» WORK ITEM
Report each line of the entries that contains the word "False", copied in full.

» EXCERPTED RECORDS
^^^^^^^^
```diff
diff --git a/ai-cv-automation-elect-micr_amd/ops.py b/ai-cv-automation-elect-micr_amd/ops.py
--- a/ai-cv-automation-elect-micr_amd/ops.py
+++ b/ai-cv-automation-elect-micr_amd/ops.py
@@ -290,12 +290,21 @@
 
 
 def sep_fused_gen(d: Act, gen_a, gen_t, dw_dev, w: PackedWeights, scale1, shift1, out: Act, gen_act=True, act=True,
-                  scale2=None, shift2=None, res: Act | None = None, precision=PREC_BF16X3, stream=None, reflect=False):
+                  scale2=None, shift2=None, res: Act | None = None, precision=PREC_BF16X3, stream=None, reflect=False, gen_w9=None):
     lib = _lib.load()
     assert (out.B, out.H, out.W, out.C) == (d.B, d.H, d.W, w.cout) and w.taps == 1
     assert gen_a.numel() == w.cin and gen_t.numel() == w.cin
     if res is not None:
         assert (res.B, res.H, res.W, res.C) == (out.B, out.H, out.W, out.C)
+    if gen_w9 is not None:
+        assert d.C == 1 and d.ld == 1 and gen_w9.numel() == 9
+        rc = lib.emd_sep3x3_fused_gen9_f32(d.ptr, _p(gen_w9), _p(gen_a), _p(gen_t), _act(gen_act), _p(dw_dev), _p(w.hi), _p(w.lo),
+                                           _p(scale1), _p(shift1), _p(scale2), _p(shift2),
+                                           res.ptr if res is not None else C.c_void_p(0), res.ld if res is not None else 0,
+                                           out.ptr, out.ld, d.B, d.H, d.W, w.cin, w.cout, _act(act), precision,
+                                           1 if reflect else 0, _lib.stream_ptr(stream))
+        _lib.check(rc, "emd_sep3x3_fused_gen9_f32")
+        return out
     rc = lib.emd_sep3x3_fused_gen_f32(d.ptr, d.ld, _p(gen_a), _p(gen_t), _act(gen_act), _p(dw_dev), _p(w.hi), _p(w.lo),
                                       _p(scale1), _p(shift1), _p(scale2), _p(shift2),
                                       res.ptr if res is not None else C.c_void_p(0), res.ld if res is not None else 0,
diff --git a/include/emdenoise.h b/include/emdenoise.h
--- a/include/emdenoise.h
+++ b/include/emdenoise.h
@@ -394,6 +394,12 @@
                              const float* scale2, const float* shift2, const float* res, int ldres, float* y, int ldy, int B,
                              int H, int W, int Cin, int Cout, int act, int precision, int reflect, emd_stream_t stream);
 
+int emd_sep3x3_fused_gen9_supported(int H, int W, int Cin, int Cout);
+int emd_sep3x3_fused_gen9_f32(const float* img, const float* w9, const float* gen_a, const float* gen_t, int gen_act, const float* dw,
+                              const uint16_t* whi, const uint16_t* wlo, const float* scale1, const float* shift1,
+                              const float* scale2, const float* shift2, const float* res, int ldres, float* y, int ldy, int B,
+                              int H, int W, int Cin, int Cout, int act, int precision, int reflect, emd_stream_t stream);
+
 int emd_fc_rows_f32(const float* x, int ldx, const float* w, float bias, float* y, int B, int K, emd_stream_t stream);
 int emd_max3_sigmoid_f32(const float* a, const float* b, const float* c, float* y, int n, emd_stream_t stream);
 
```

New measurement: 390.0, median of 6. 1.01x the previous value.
^^^^^^^^
» TASK RESPONSE
-                  scale2=None, shift2=None, res: Act | None = None, precision=PREC_BF16X3, stream=None, reflect=False):
+                  scale2=None, shift2=None, res: Act | None = None, precision=PREC_BF16X3, stream=None, reflect=False, gen_w9=None):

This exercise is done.